A trace identifies all the child calls related to the initiating request, the order in which they occurred, and the time spent on each one. This makes it much easier to understand how different types of requests flow through a system, so that you can work out where you need to focus your attention and drill down into more detail. For example, suppose you’re trying to locate the source of performance degradation. In that case, traces will help you identify where the most time is being spent on a request so that you can investigate the relevant service in more detail.
Implementing distributed tracing requires code to be instrumented so that trace identifiers are propagated to each child request (known as spans), and the details of each span are forwarded to a database for retrieval and analysis.
The final element of the observability puzzle is security data. Whereas the first three pillars represent specific types of telemetry, security data refers to a range of data, including network traffic, firewall logs, audit logs and security-related metrics, and information about potential threats and attacks from security monitoring platforms. As a result, security data is both broader and narrower than the first three pillars.
Security data merits inclusion as a pillar in its own right because of the crucial importance of defending against cybersecurity attacks for today’s enterprises. In the same way that the importance of building security into software has been highlighted by the term DevSecOps, including security as a pillar in its own right serves to highlight the role that observability plays in improving software security and the value to be had from bringing all available data into a single platform.
As with metrics, logs, and traces, security data comes from multiple sources. One of the side effects of the trend towards more distributed systems is an increase in the potential attack surface. With application logic and data spread across multiple platforms, the network connections between individual containers and servers and across public and private clouds have become another target for cybercriminals. Collating traffic data from various sources makes it possible to analyze that data more effectively to detect potential threats and investigate issues efficiently.
While these four types of telemetry provide valuable data, using each in isolation will not deliver the full benefits of observability. To answer questions about how your system is performing efficiently, you need to bring the data together into a single platform that allows you to make connections between data points and understand the complete picture. This is how an observability platform adds value.
Full-stack observability platforms provide a single source of truth for the state of your system. Rather than logging in to each component of a distributed system to retrieve logs and traces, view metrics, or examine network packets, all the information you need is available from a single location. This saves time and provides you with better context when investigating an issue so that you can get to the source of the problem more quickly.

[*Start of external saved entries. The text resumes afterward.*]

int gsr_launch_composite_forward(int P, int W, int H, const int32_t *ranges, const uint32_t *point_list,
                                 const float *means2D, const float *conic_opacity, const float *rgb,
                                 const uint8_t *compute_locally, const float *bg, float *out_color, float *final_T,
                                 int32_t *n_contrib, void *seg_ws, size_t seg_bytes, int row_lo, int row_hi,
                                 void *zero_ptr, size_t zero_bytes, hipStream_t stream) {
    (void)P;
    if (zero_bytes && (!zero_ptr || ((uintptr_t)zero_ptr & 15) || (zero_bytes & 3))) return GSR_EINVAL;
    const size_t zero16_n = zero_bytes / 16;
    if (zero_bytes & 15)
        GSR_HIP(hipMemsetAsync(reinterpret_cast<char *>(zero_ptr) + zero16_n * 16, 0, zero_bytes & 15, stream));
    const int gx = (W + GSR_BLOCK_X - 1) / GSR_BLOCK_X, gy = (H + GSR_BLOCK_Y - 1) / GSR_BLOCK_Y;
    const BandGrid b = band_grid_of(row_lo, row_hi, gx, gy);
    if (seg_ws && seg_bytes < seg_ws_bytes(gx * gy, SEG_CAP)) return GSR_ENOSPACE;
    const SegWs seg = seg_ws_of(seg_ws, gx * gy, SEG_CAP);
    if (seg_ws) GSR_HIP(hipMemsetAsync(seg_ws, 0, 64, stream));
    auto launch = [&](auto kern) {
        hipLaunchKernelGGL(kern, dim3(b.band ? b.band_tiles : gx * gy), dim3(256), 0, stream, W, H, gx,
                           reinterpret_cast<const int2 *>(ranges), point_list, reinterpret_cast<const float2 *>(means2D),
                           reinterpret_cast<const float4 *>(conic_opacity), rgb, compute_locally, bg, out_color, final_T,
                           n_contrib, seg, b.band_first, b.band_tiles, reinterpret_cast<uint4 *>(zero_ptr), zero16_n);
    };
    if (seg_ws && b.band) launch(composite_forward_kernel<true, true>);
    else if (seg_ws) launch(composite_forward_kernel<true, false>);
    else if (b.band) launch(composite_forward_kernel<false, true>);
    else launch(composite_forward_kernel<false, false>);
    GSR_LAUNCH_CHECK();
    return 0;
}

__global__ void record_from_f64_kernel(const double *__restrict__ acc, float *__restrict__ rec, size_t n) {
    const size_t i = (size_t)blockIdx.x * blockDim.x + threadIdx.x;
    if (i < n) rec[i] = (float)acc[i];
}

__global__ void record_from_f64_touched_kernel(const double *__restrict__ acc, float *__restrict__ rec,
                                               const uint8_t *__restrict__ touched, int P) {
    const int i = (int)(blockIdx.x * blockDim.x + threadIdx.x);
    if (i >= P || !touched[i]) return;
    const double *a = acc + 9 * (size_t)i;
    float *r = rec + 9 * (size_t)i;
    double v[9];
#pragma unroll
    for (int k = 0; k < 9; k++) v[k] = a[k];
#pragma unroll
    for (int k = 0; k < 9; k++) r[k] = (float)v[k];
}
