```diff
+        split_store1(rg[i].z, hi, lo, off[2]);
+        split_store1(rg[i].w, hi, lo, off[3]);
+      }
+      fence_proxy_async();
+      mbar_arrive(&full[stage]);
     }
-  };
-  auto store_chunk = [&](int stage) {
-    char* a_hi = smem + (size_t)stage * Cfg::STAGE;
-    char* a_lo = a_hi + DW_A_TILE;
-    char* g_hi = a_lo + DW_A_TILE;
-    char* g_lo = g_hi + Cfg::G_TILE;
-#pragma unroll
-    for (int i = 0; i < 4; ++i) {
-      const int m = 4 * (warp + 8 * i);
-      split_store1(ra[i].x, a_hi, a_lo, sw_off(m, lane));
-      split_store1(ra[i].y, a_hi, a_lo, sw_off(m + 1, lane));
-      split_store1(ra[i].z, a_hi, a_lo, sw_off(m + 2, lane));
-      split_store1(ra[i].w, a_hi, a_lo, sw_off(m + 3, lane));
-    }
-#pragma unroll
-    for (int i = 0; i < GQ; ++i) {
-      const int m = 4 * (warp + 8 * i);
-      split_store1(rg[i].x, g_hi, g_lo, sw_off(m, lane));
-      split_store1(rg[i].y, g_hi, g_lo, sw_off(m + 1, lane));
-      split_store1(rg[i].z, g_hi, g_lo, sw_off(m + 2, lane));
-      split_store1(rg[i].w, g_hi, g_lo, sw_off(m + 3, lane));
-    }
-  };
-
+    return;
+  }
+
+  setmaxnreg_inc<Cfg::CONSUMER_REGS>();
+  const int cw = wgi - Cfg::PRODUCERS, wt = tid & 127;
   float acc[NA];
 #pragma unroll
   for (int i = 0; i < NA; ++i) acc[i] = 0.f;
-
-  if (nchunks > 0) {
-    load_chunk(0);
-    store_chunk(0);
-    fence_proxy_async();
-    __syncthreads();
-    for (long long kc = 0;; ++kc) {
-      const int stage = (int)(kc & 1);
-      const uint32_t base = smem_u32(smem + (size_t)stage * Cfg::STAGE);
-      const uint32_t a_hi = base + (uint32_t)(wgi * 64 * 128), a_lo = a_hi + DW_A_TILE;
-      const uint32_t g_hi = base + 2 * DW_A_TILE, g_lo = g_hi + Cfg::G_TILE;
-      wgmma_fence();
-      fence_acc(acc);
-      mma3_chunk<BN>(acc, a_hi, a_lo, g_hi, g_lo, 1);
-      wgmma_commit();
-      const bool more = kc + 1 < nchunks;
-      if (more) {
-        load_chunk(kc + 1);
-        store_chunk(stage ^ 1);
-      }
-      wgmma_wait_all();
-      fence_acc(acc);
-      if (!more) break;
-      fence_proxy_async();
-      __syncthreads();
-    }
-  }
-
-  float* out = p.out + (p.nsplit > 1 ? (size_t)blockIdx.y * p.F * p.out_rs : 0);
+  fence_acc(acc);
+  for (long long kc = 0; kc < nchunks; ++kc) {
+    const int stage = (int)(kc % S);
+    mbar_wait(&full[stage], (uint32_t)((kc / S) & 1));
+    const uint32_t base = smem_u32(smem + (size_t)stage * Cfg::STAGE);
+    const uint32_t a_hi = base + (uint32_t)(cw * 64 * 128), a_lo = a_hi + DW_A_TILE;
+    const uint32_t g_hi = base + 2 * DW_A_TILE, g_lo = g_hi + Cfg::G_TILE;
+    wgmma_fence();
+    mma3_chunk<BN>(acc, a_hi, a_lo, g_hi, g_lo, 1);
+    wgmma_commit();
+    wgmma_wait<1>();
+    if (kc > 0 && lane == 0) mbar_arrive(&empty[(int)((kc - 1) % S)]);
+  }
+  wgmma_wait<0>();
+  fence_acc(acc);
+
+  float* out = p.out + (p.nsplit > 1 ? (size_t)split * p.F * p.out_rs : 0);
   const bool vec2 = (p.out_rs % 2 == 0) && ((reinterpret_cast<uintptr_t>(out) & 7u) == 0);
 #pragma unroll
   for (int i = 0; i < NA; i += 2) {
-    const int f = ftile + wgi * 64 + frag_row(wt, i);
+    const int f = ftile + cw * 64 + frag_row(wt, i);
     const int c = col0 + frag_col(wt, i);
     if (f >= p.F || c >= p.ncols) continue;
     float* o = out + (size_t)f * p.out_rs + c;
@@ -144,15 +173,19 @@
 }
 
 template <int BN>
-int launch_dw(const DwTcParams& p, int ftiles, cudaStream_t st) {
+int launch_dw(const DwTcParams& p, cudaStream_t st) {
   using Cfg = DwCfg<BN>;
   static bool configured = false;
   if (!configured) {
     CAPE_CHECK_CUDA(cudaFuncSetAttribute(dw_wg_kernel<BN>, cudaFuncAttributeMaxDynamicSharedMemorySize, Cfg::SMEM_BYTES));
     configured = true;
   }
-  dim3 grid(ftiles, p.nsplit, (p.ncols + BN - 1) / BN);
-  dw_wg_kernel<BN><<<grid, DW_THREADS, Cfg::SMEM_BYTES, st>>>(p);
+  const long long nblocks = (long long)p.ftiles * p.ctiles * p.nsplit;
+  if (nblocks >= (1LL << 31)) {
+    set_error("dw_wg_kernel: too many tiles");
+    return -1;
+  }
+  dw_wg_kernel<BN><<<(unsigned)nblocks, Cfg::THREADS, Cfg::SMEM_BYTES, st>>>(p);
   CAPE_CHECK_CUDA(cudaGetLastError());
   count_launches(1);
   return 1;
@@ -171,8 +204,9 @@
   if (p.total_rows < 4096 || p.total_rows >= (1LL << 31)) return 0;
   p.src = a->src; p.op = op; p.g = a->g;
   const int BN = a->ncols <= 32 ? 32 : (a->ncols <= 64 ? 64 : (a->ncols <= 128 ? 128 : 256));
-  const int ftiles = (a->F + 127) / 128, ctiles = (a->ncols + BN - 1) / BN;
-  long long nsplit = (2LL * t->sm_count + ftiles * ctiles - 1) / (ftiles * ctiles);
+  p.ftiles = (a->F + 127) / 128;
+  p.ctiles = (a->ncols + BN - 1) / BN;
+  long long nsplit = (2LL * t->sm_count + p.ftiles * p.ctiles - 1) / (p.ftiles * p.ctiles);
   const long long max_by_rows = (p.total_rows + 511) / 512;
   if (nsplit > max_by_rows) nsplit = max_by_rows;
   const long long per = (long long)a->F * a->ncols * (long long)sizeof(float);
@@ -185,10 +219,10 @@
   if (nsplit == 1) { p.out = a->dw; p.out_rs = a->dw_stride; }
   else { p.out = (float*)t->workspace; p.out_rs = a->ncols; }
   *nsplit_out = (int)nsplit;
-  if (BN == 32) return launch_dw<32>(p, ftiles, st);
-  if (BN == 64) return launch_dw<64>(p, ftiles, st);
-  if (BN == 128) return launch_dw<128>(p, ftiles, st);
-  return launch_dw<256>(p, ftiles, st);
-}
-
-}
+  if (BN == 32) return launch_dw<32>(p, st);
+  if (BN == 64) return launch_dw<64>(p, st);
+  if (BN == 128) return launch_dw<128>(p, st);
+  return launch_dw<256>(p, st);
+}
+
+}
diff --git a/cape_b200/csrc/tc_common.cuh b/cape_b200/csrc/tc_common.cuh
--- a/cape_b200/csrc/tc_common.cuh
+++ b/cape_b200/csrc/tc_common.cuh
@@ -20,6 +20,8 @@
 __device__ __forceinline__ void wgmma_fence() { asm volatile("wgmma.fence.sync.aligned;" ::: "memory"); }
 __device__ __forceinline__ void wgmma_commit() { asm volatile("wgmma.commit_group.sync.aligned;" ::: "memory"); }
 __device__ __forceinline__ void wgmma_wait_all() { asm volatile("wgmma.wait_group.sync.aligned 0;" ::: "memory"); }
+template <int N>
+__device__ __forceinline__ void wgmma_wait() { asm volatile("wgmma.wait_group.sync.aligned %0;" ::"n"(N) : "memory"); }
 
 __device__ __forceinline__ void mbar_init(uint64_t* bar, int count) {
   asm volatile("mbarrier.init.shared::cta.b64 [%0], %1;" ::"r"(smem_u32(bar)), "r"(count) : "memory");
diff --git a/cape_b200/network.py b/cape_b200/network.py
--- a/cape_b200/network.py
+++ b/cape_b200/network.py
@@ -1,3 +1,5 @@
+import contextlib
+import gc
 import math
 import os
 
@@ -1039,20 +1041,34 @@
         slot[0], slot[1] = lr_g, lr_d
         self.lr.copy_(slot, non_blocking=True)
 
+    @staticmethod
+    @contextlib.contextmanager
+    def _no_collector():
+        gc.collect()
+        was_enabled = gc.isenabled()
+        gc.disable()
+        try:
+            yield
+        finally:
+            if was_enabled:
+                gc.enable()
+
     def capture_graphs(self):
         self.graph_fb, self.graph_up = torch.cuda.CUDAGraph(), torch.cuda.CUDAGraph()
         torch.cuda.synchronize()
-        with torch.cuda.graph(self.graph_fb):
-            self.enqueue_fwd_bwd()
-        with torch.cuda.graph(self.graph_up):
-            self.enqueue_update()
+        with self._no_collector():
+            with torch.cuda.graph(self.graph_fb):
+                self.enqueue_fwd_bwd()
+            with torch.cuda.graph(self.graph_up):
+                self.enqueue_update()
         torch.cuda.synchronize()
 
     def capture_forward_graph(self):
         self.graph_fwd = torch.cuda.CUDAGraph()
         torch.cuda.synchronize()
-        with torch.cuda.graph(self.graph_fwd):
-            self.forward_generator()
+        with self._no_collector():
+            with torch.cuda.graph(self.graph_fwd):
+                self.forward_generator()
         torch.cuda.synchronize()
 
     def train_step(self, step=None, update=True, allreduce=None, use_graph=False):
```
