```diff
+        const uint32_t one = kFull || first + (uint32_t)j < bound ? 1u << field : 0u;
+        rank[j] = __hip_atomic_fetch_add(s_w + at, one, __ATOMIC_RELAXED, __HIP_MEMORY_SCOPE_WAVEFRONT);
+    }
+    pm_wave_lds_order();
+#pragma unroll
+    for (uint32_t g = 0; g < 4; ++g) {
+        if (4u * g < n_pairs) {
+            uint32_t v[4];
+#pragma unroll
+            for (uint32_t t = 0; t < 4; ++t) v[t] = s_w[(4u * g + t) * 64u + (uint32_t)lane];
+#pragma unroll
+            for (uint32_t t = 0; t < 4; ++t) v[t] = wave_incl_scan_add(v[t]);
+#pragma unroll
+            for (uint32_t t = 0; t < 4; ++t) s_w[(4u * g + t) * 64u + (((uint32_t)lane + 1u) & 63u)] = v[t];
+        }
+    }
+    pm_wave_lds_order();
+    if (lane < 32) {
+        const uint32_t r = (uint32_t)lane;
+        if (r < 2u * n_pairs && d_lo + r < 256u) s_cnt_w[d_lo + r] = (s_w[(r >> 1) * 64u] >> ((r & 1u) << 4)) & 0xFFFFu;
+    }
+    pm_wave_lds_order();
+    if ((uint32_t)lane < n_pairs) s_w[(uint32_t)lane * 64u] = 0u;
+    pm_wave_lds_order();
+#pragma unroll
+    for (int j = 0; j < kSortItems; ++j) {
+        const uint32_t rel = ((rec[j].key >> shift) & 255u) - d_lo;
+        const uint32_t field = (rel & 1u) << 4;
+        const uint32_t at = ((rel >> 1) & 15u) * 64u + (uint32_t)lane;
+        rank[j] = ((rank[j] + s_w[at]) >> field) & 0xFFFFu;
+    }
+    pm_wave_lds_order();
+}
diff --git a/genome-downsampler_amd/csrc/qmcp_kernels.hip b/genome-downsampler_amd/csrc/qmcp_kernels.hip
--- a/genome-downsampler_amd/csrc/qmcp_kernels.hip
+++ b/genome-downsampler_amd/csrc/qmcp_kernels.hip
@@ -23,6 +23,7 @@
 #include "kernels/sweep_mixed.inc.hip"
 #include "kernels/mark_and_next_rows.inc.hip"
 #include "kernels/launchers.inc.hip"
+#include "kernels/pm_lane_rank.inc.hip"
 #include "kernels/pass_major.inc.hip"
 #include "kernels/near_uniform.inc.hip"
 #include "kernels/by_contig.inc.hip"
```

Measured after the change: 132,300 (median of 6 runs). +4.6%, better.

Armed with a comprehensive picture of how your system behaves at all layers of the software stack, operations teams, software developers, and security specialists can benefit from these insights. Full-stack observability makes it easier for these teams to detect and troubleshoot production issues and monitor changes’ impact as they deploy.
Better visibility of the system’s behavior also reduces the risk associated with trialing and adopting new technologies and platforms, enabling enterprises to move fast without compromising performance, reliability, or security. Finally, having a shared perspective helps to break down siloes and encourages the cross-team collaboration that’s essential to a DevSecOps approach.